<<<<
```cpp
struct NvkTmp {
  void *p = nullptr;
// ... 48 lines not shown
  const int32_t *reference;
  const int64_t *ref_off;
  const int32_t *ctx_before;
  const int64_t *cb_off;
  const int32_t *ctx_after;
  const int64_t *ca_off;
  const int32_t *anchors;
  const int64_t *anc_off;
  int bandwidth, mel;
};

enum { PLAN_ALIGN_TRANS = 0, PLAN_ALIGN_PLAIN = 1 };

int launch_plan(nvk_ctx *ctx, const DeviceModel &dm, const BatchArgs &a, int mode,
                ReadMeta *metas, RowParam *rows, unsigned long long *bandtmp, PlanTotals *totals,
                void *lane_f, void *lane_r, int32_t *lane_offs);
int launch_order(nvk_ctx *ctx, const ReadMeta *metas, int64_t n_reads, const PlanTotals *tot_dev, int **order,
                 int32_t *steps_out);
int launch_align(nvk_ctx *ctx, const BatchArgs &a, int transitions, const ReadMeta *metas,
                 const RowParam *rows, const PlanTotals &tot, int32_t *out_events,
                 int32_t *out_status);
struct EllPlan {
  ReadMeta *metas;
  FusedParam *fwd;
  FusedParam *rev;
  int32_t *bs, *be;
  int32_t *rowoff;
};
int launch_plan_ell(nvk_ctx *ctx, const DeviceModel &dm, const BatchArgs &a, int wobbling,
                    const EllPlan &pl, unsigned long long *bandtmp, PlanTotals *totals);
enum class EllKind { Full, Listed, Joint, Edit };
// ... 5 lines not shown
  int64_t total_hyp = 0;
  struct { const int32_t *pos, *base; } listed = {};
  struct { const int64_t *sub_off; const int32_t *sub_pos, *sub_base; } joint = {};
  struct { const int32_t *pos, *del; const int64_t *ins_off; const int32_t *ins_base; } edit = {};
};
int launch_ell(nvk_ctx *ctx, const DeviceModel &dm, const BatchArgs &a, int wobbling,
               const EllPlan &pl, const PlanTotals &tot, double *out_ll, int32_t *out_status, const EllHyp &hyp);
int launch_count_flags(nvk_ctx *ctx, const int32_t *flags, int64_t n, int32_t *out_count);
int64_t nvk_spill_cap(nvk_ctx *ctx, int which_ws);
constexpr int NVK_READ_RETRY_INTERNAL = 2;
constexpr int ALIGN3_TEAM_W = 4;
constexpr int ALIGN1_C_CAP = 3;
int launch_align_retry(nvk_ctx *ctx, const BatchArgs &a, int transitions, const ReadMeta *metas,
                       const RowParam *rows, const PlanTotals &tot, int32_t *out_events,
                       int32_t *out_status);
int launch_align3(nvk_ctx *ctx, const BatchArgs &a, int transitions, const ReadMeta *metas, const PlanTotals &tot,
                  const int *order, const int32_t *steps_sorted, int32_t *out_events, int32_t *out_status,
                  int *d_retry);
int launch_expected(nvk_ctx *ctx, const DeviceModel &dm, int64_t n_reads, int64_t total_ref,
                    const int32_t *reference, const int64_t *ref_off, const int32_t *cb,
                    const int64_t *cb_off, const int32_t *ca, const int64_t *ca_off, double *out);
```

Measured before the change: 672,300.

## Skip row-parameter writes in planning and overlap host prep with plan kernel

The plan kernel now writes the per-row RowParam table only when the exact aligner will need it. On the default align3 path that table is rebuilt lazily, and only if some reads need a retry. Host-side setup (ties memset, counter zeroing, the spill-cap query that calls hipMemGetInfo) moves into a callback that runs while the plan kernel is in flight. The order count/fill kernels now aggregate into shared-memory buckets before touching global atomics, and spill buffer accesses gain a cache-policy aux bit. The costs are an extra plan launch whenever retries occur, and the removal of the d_retry memset, which now relies on the ties memset covering that slot.

```diff
diff --git a/nadavca_amd/csrc/api.hip b/nadavca_amd/csrc/api.hip
--- a/nadavca_amd/csrc/api.hip
+++ b/nadavca_amd/csrc/api.hip
@@ -74,9 +74,13 @@
 TimerScope::TimerScope(nvk_ctx *c, int kid) : ctx(c), id(kid) {
   if (ctx->timing_on) (void)hipEventRecord(ctx->ev0, ctx->stream);
 }
+void TimerScope::stop() {
+  if (ctx->timing_on && !stopped) (void)hipEventRecord(ctx->ev1, ctx->stream);
+  stopped = true;
+}
 TimerScope::~TimerScope() {
   if (ctx->timing_on) {
-    (void)hipEventRecord(ctx->ev1, ctx->stream);
+    if (!stopped) (void)hipEventRecord(ctx->ev1, ctx->stream);
     (void)hipEventSynchronize(ctx->ev1);
     float ms = 0.f;
     if (hipEventElapsedTime(&ms, ctx->ev0, ctx->ev1) == hipSuccess) {
@@ -418,12 +422,13 @@
   int32_t steps[1];
 };
 
-int plan_batch(nvk_model *model, const BatchArgs &a, int mode, PlanTotals &tot, const int **order,
-               const int32_t **steps_sorted) {
+int plan_batch_queue(nvk_model *model, const BatchArgs &a, int mode, int write_rows, const int **order,
+                     const std::function<int()> *meanwhile) {
   nvk_ctx *ctx = model->ctx;
   int64_t n = a.n_reads;
   int64_t rows_total = (mode == PLAN_ALIGN_TRANS) ? 2 * a.total_ref : a.total_ref + n;
   int rc;
+  ctx->rows_current = 0;
   if ((rc = nvk_ws_reserve(ctx, WS_META, (size_t)(n + 1) * sizeof(ReadMeta) + 64))) return rc;
   if ((rc = nvk_ws_reserve(ctx, WS_ROWS, (size_t)(rows_total + 1) * sizeof(RowParam)))) return rc;
   if ((rc = nvk_ws_reserve(ctx, WS_BANDTMP, (size_t)(2 * (a.total_ref + n) + 2) * 8))) return rc;
@@ -432,27 +437,43 @@
   if ((rc = nvk_ws_reserve(ctx, WS_LANE_R, (size_t)(rows_total + 1) * 48))) return rc;
   if ((rc = nvk_ws_reserve(ctx, WS_OFFS, (size_t)(rows_total + 1) * sizeof(int32_t)))) return rc;
   if ((rc = nvk_ws_reserve(ctx, WS_STEPS, (size_t)(n + 1) * sizeof(int32_t)))) return rc;
+  if ((rc = nvk_ws_reserve(ctx, WS_ORDER, (size_t)n * sizeof(int) + 4096))) return rc;
   if ((rc = nvk_grow(&ctx->h_plan, &ctx->h_plan_cap, sizeof(PlanHost) + (size_t)n * sizeof(int32_t), true,
                      "planner results")))
     return rc;
-  PlanHost *hp = (PlanHost *)ctx->h_plan;
   PlanTotals *d_tot = nvk_plan_totals(ctx);
   rc = launch_plan(ctx, model->dm, a, mode, (ReadMeta *)ctx->ws[WS_META],
                    (RowParam *)ctx->ws[WS_ROWS], (unsigned long long *)ctx->ws[WS_BANDTMP], d_tot,
-                   ctx->ws[WS_LANE_F], ctx->ws[WS_LANE_R], (int32_t *)ctx->ws[WS_OFFS]);
-  if (rc) return rc;
+                   ctx->ws[WS_LANE_F], ctx->ws[WS_LANE_R], (int32_t *)ctx->ws[WS_OFFS], write_rows, meanwhile);
+  if (rc) return rc;
+  ctx->rows_current = write_rows ? 1 : 0;
   int *ord = nullptr;
   rc = launch_order(ctx, (const ReadMeta *)ctx->ws[WS_META], n, d_tot, &ord, (int32_t *)ctx->ws[WS_STEPS]);
   if (rc) return rc;
-  NVK_HIP(hipMemcpyAsync(&hp->tot, d_tot, sizeof(PlanTotals), hipMemcpyDeviceToHost, ctx->stream));
+  *order = ord;
+  return NVK_OK;
+}
+
+int plan_batch_wait(nvk_ctx *ctx, int64_t n, PlanTotals &tot, const int32_t **steps_sorted) {
+  PlanHost *hp = (PlanHost *)ctx->h_plan;
+  NVK_HIP(hipMemcpyAsync(&hp->tot, nvk_plan_totals(ctx), sizeof(PlanTotals), hipMemcpyDeviceToHost, ctx->stream));
   if (n) NVK_HIP(hipMemcpyAsync(hp->steps, ctx->ws[WS_STEPS], (size_t)n * sizeof(int32_t), hipMemcpyDeviceToHost,
                                 ctx->stream));
   NVK_HIP(hipStreamSynchronize(ctx->stream));
   tot = hp->tot;
-  *order = ord;
   *steps_sorted = hp->steps;
   ctx->last_cells = (int64_t)tot.cells;
   ctx->last_steps = (int64_t)tot.steps;
+  return NVK_OK;
+}
+
+int plan_rows_now(nvk_model *model, const BatchArgs &a, int mode) {
+  nvk_ctx *ctx = model->ctx;
+  if (ctx->rows_current) return NVK_OK;
+  int rc = launch_plan(ctx, model->dm, a, mode, (ReadMeta *)ctx->ws[WS_META], (RowParam *)ctx->ws[WS_ROWS],
+                       (unsigned long long *)ctx->ws[WS_BANDTMP], nullptr, nullptr, nullptr, nullptr, 1);
+  if (rc) return rc;
+  ctx->rows_current = 1;
   return NVK_OK;
 }
 
@@ -525,17 +546,24 @@
   ctx->last_ties = ctx->last_ties_exact = ctx->last_ties_near = ctx->last_ties_ulp = 0;
   const int *order = nullptr;
   const int32_t *steps_sorted = nullptr;
-  rc = plan_batch(model, a, model_transitions ? PLAN_ALIGN_TRANS : PLAN_ALIGN_PLAIN, tot, &order, &steps_sorted);
-  if (rc) return rc;
+  const bool exact_all = force && force[0] == '1';
+  const int mode = model_transitions ? PLAN_ALIGN_TRANS : PLAN_ALIGN_PLAIN;
   if ((rc = nvk_ws_reserve(ctx, WS_TIES, (size_t)(n_reads + 8) * sizeof(int32_t)))) return rc;
-  NVK_HIP(hipMemsetAsync(ctx->ws[WS_TIES], 0, (size_t)(n_reads + 8) * sizeof(int32_t), ctx->stream));
+  if (!exact_all && (rc = align3_reserve(ctx, n_reads))) return rc;
+  int64_t spill_cap = 0;
+  const std::function<int()> meanwhile = [&]() -> int {
+    NVK_HIP(hipMemsetAsync(ctx->ws[WS_TIES], 0, (size_t)(n_reads + 8) * sizeof(int32_t), ctx->stream));
+    return exact_all ? NVK_OK : align3_prepare(ctx, &spill_cap);
+  };
+  rc = plan_batch_queue(model, a, mode, exact_all ? 1 : 0, &order, &meanwhile);
+  if (rc) return rc;
+  if ((rc = plan_batch_wait(ctx, n_reads, tot, &steps_sorted))) return rc;
   ctx->ties_n = n_reads;
   ctx->ties_host = nullptr;
   int32_t *d_ties = (int32_t *)ctx->ws[WS_TIES];
   int *d_retry = (int *)(d_ties + n_reads + 4);
   const ReadMeta *metas = (const ReadMeta *)ctx->ws[WS_META];
   const RowParam *rows = (const RowParam *)ctx->ws[WS_ROWS];
-  bool exact_all = force && force[0] == '1';
   int32_t tail[5] = {0, 0, 0, 0, 0};
   auto fetch_counts = [&]() -> int {
     int rc2 = launch_count_flags(ctx, d_ties, n_reads, d_ties + n_reads);
@@ -546,17 +574,19 @@
   };
   if (!exact_all) {
     rc = launch_align3(ctx, a, model_transitions ? 1 : 0, metas, tot, order, steps_sorted, out_events, out_status,
-                       d_retry);
+                       d_retry, spill_cap);
     if (rc) return rc;
     if ((rc = fetch_counts())) return rc;
     ctx->last_retries = tail[4];
     if (tail[4] > 0) {
+      if ((rc = plan_rows_now(model, a, mode))) return rc;
       rc = launch_align_retry(ctx, a, model_transitions ? 1 : 0, metas, rows, tot, out_events,
                               out_status);
       if (rc) return rc;
       if ((rc = fetch_counts())) return rc;
     }
   } else {
+    if ((rc = plan_rows_now(model, a, mode))) return rc;
     rc = launch_align(ctx, a, model_transitions ? 1 : 0, metas, rows, tot, out_events, out_status);
     if (rc) return rc;
     if ((rc = fetch_counts())) return rc;
@@ -576,6 +606,7 @@
   nvk_ctx *ctx = model->ctx;
   const int64_t n = n_reads, nrow = total_ref + n;
   if ((rc = nvk_ws_reserve(ctx, WS_META, (size_t)(n + 1) * sizeof(ReadMeta) + 64))) return rc;
+  ctx->rows_current = 0;
   if ((rc = nvk_ws_reserve(ctx, WS_ROWS, (size_t)(total_ref + 1) * sizeof(FusedParam)))) return rc;
   if ((rc = nvk_ws_reserve(ctx, WS_ROWS2, (size_t)(total_ref + 1) * sizeof(FusedParam)))) return rc;
   if ((rc = nvk_ws_reserve(ctx, WS_BP, (size_t)(3 * nrow + 16) * sizeof(int32_t)))) return rc;
diff --git a/nadavca_amd/csrc/kernels_align3.hip b/nadavca_amd/csrc/kernels_align3.hip
--- a/nadavca_amd/csrc/kernels_align3.hip
+++ b/nadavca_amd/csrc/kernels_align3.hip
@@ -31,14 +31,15 @@
 #define MASS_TOL 1e-9
 #define TIE_FLAG_REL (1.0 / (double)(1ull << NVK_TIE_BITS))
 
+constexpr int SPILL_AUX = 2;
 typedef int v4i_t __attribute__((ext_vector_type(4)));
 __device__ __forceinline__ void spill_store2(__amdgpu_buffer_rsrc_t rs, int lane16, int pair, double v_even,
                                              double v_odd) {
   __builtin_amdgcn_raw_buffer_store_b128(__builtin_bit_cast(v4i_t, make_double2(v_even, v_odd)), rs, lane16,
-                                         pair * 1024, 0);
+                                         pair * 1024, SPILL_AUX);
 }
 __device__ __forceinline__ double2 spill_load2(__amdgpu_buffer_rsrc_t rs, int lane16, int pair) {
-  return __builtin_bit_cast(double2, __builtin_amdgcn_raw_buffer_load_b128(rs, lane16, pair * 1024, 0));
+  return __builtin_bit_cast(double2, __builtin_amdgcn_raw_buffer_load_b128(rs, lane16, pair * 1024, SPILL_AUX));
 }
 
 #define STEP_SYNC()                                                              \
@@ -848,9 +849,24 @@
 
 }
 
+constexpr int N_COUNTERS = 16;
+static_assert(N_COUNTERS % 2 == 0, "a chunk's reverse / forward pair of counters must not straddle a re-zero");
+
+int align3_reserve(nvk_ctx *ctx, int64_t n_reads) {
+  int rc = nvk_ws_reserve(ctx, WS_MISC, 256);
+  if (rc) return rc;
+  return nvk_ws_reserve(ctx, WS_RSTATE, (size_t)n_reads * sizeof(int2));
+}
+
+int align3_prepare(nvk_ctx *ctx, int64_t *spill_cap) {
+  NVK_HIP(hipMemsetAsync(ctx->ws[WS_MISC], 0, N_COUNTERS * sizeof(int), ctx->stream));
+  *spill_cap = nvk_spill_cap(ctx, WS_SPILL);
+  return NVK_OK;
+}
+
 int launch_align3(nvk_ctx *ctx, const BatchArgs &a, int transitions, const ReadMeta *metas, const PlanTotals &tot,
                   const int *order, const int32_t *steps_sorted, int32_t *out_events, int32_t *out_status,
-                  int *d_retry) {
+                  int *d_retry, int64_t spill_cap) {
   static_assert(WS_OFFS < (int)(sizeof(ctx->ws) / sizeof(ctx->ws[0])), "workspace table too small");
   if (a.n_reads == 0) return NVK_OK;
   const int mel = a.mel;
@@ -859,13 +875,8 @@
     return NVK_ERR_UNSUPPORTED;
   }
   const int max_c = tot.max_c < 1 ? 1 : tot.max_c;
-  int rc = nvk_ws_reserve(ctx, WS_MISC, 256);
-  if (rc) return rc;
-  constexpr int N_COUNTERS = 16;
-  static_assert(N_COUNTERS % 2 == 0, "a chunk's reverse / forward pair of counters must not straddle a re-zero");
   int *counter = (int *)ctx->ws[WS_MISC];
   int launches = 0;
-  NVK_HIP(hipMemsetAsync(d_retry, 0, sizeof(int), ctx->stream));
 
   constexpr int C_HARD = 24;
   static_assert(ALIGN1_C_CAP + 4 < 8 && C_HARD + 4 < 32, "no kernel for the rescale period these skews need");
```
>>>>
Brief - Copy whichever lines of the records above contain the word "csrc".

Response area -
diff --git a/nadavca_amd/csrc/api.hip b/nadavca_amd/csrc/api.hip
--- a/nadavca_amd/csrc/api.hip
+++ b/nadavca_amd/csrc/api.hip
diff --git a/nadavca_amd/csrc/kernels_align3.hip b/nadavca_amd/csrc/kernels_align3.hip
--- a/nadavca_amd/csrc/kernels_align3.hip
+++ b/nadavca_amd/csrc/kernels_align3.hip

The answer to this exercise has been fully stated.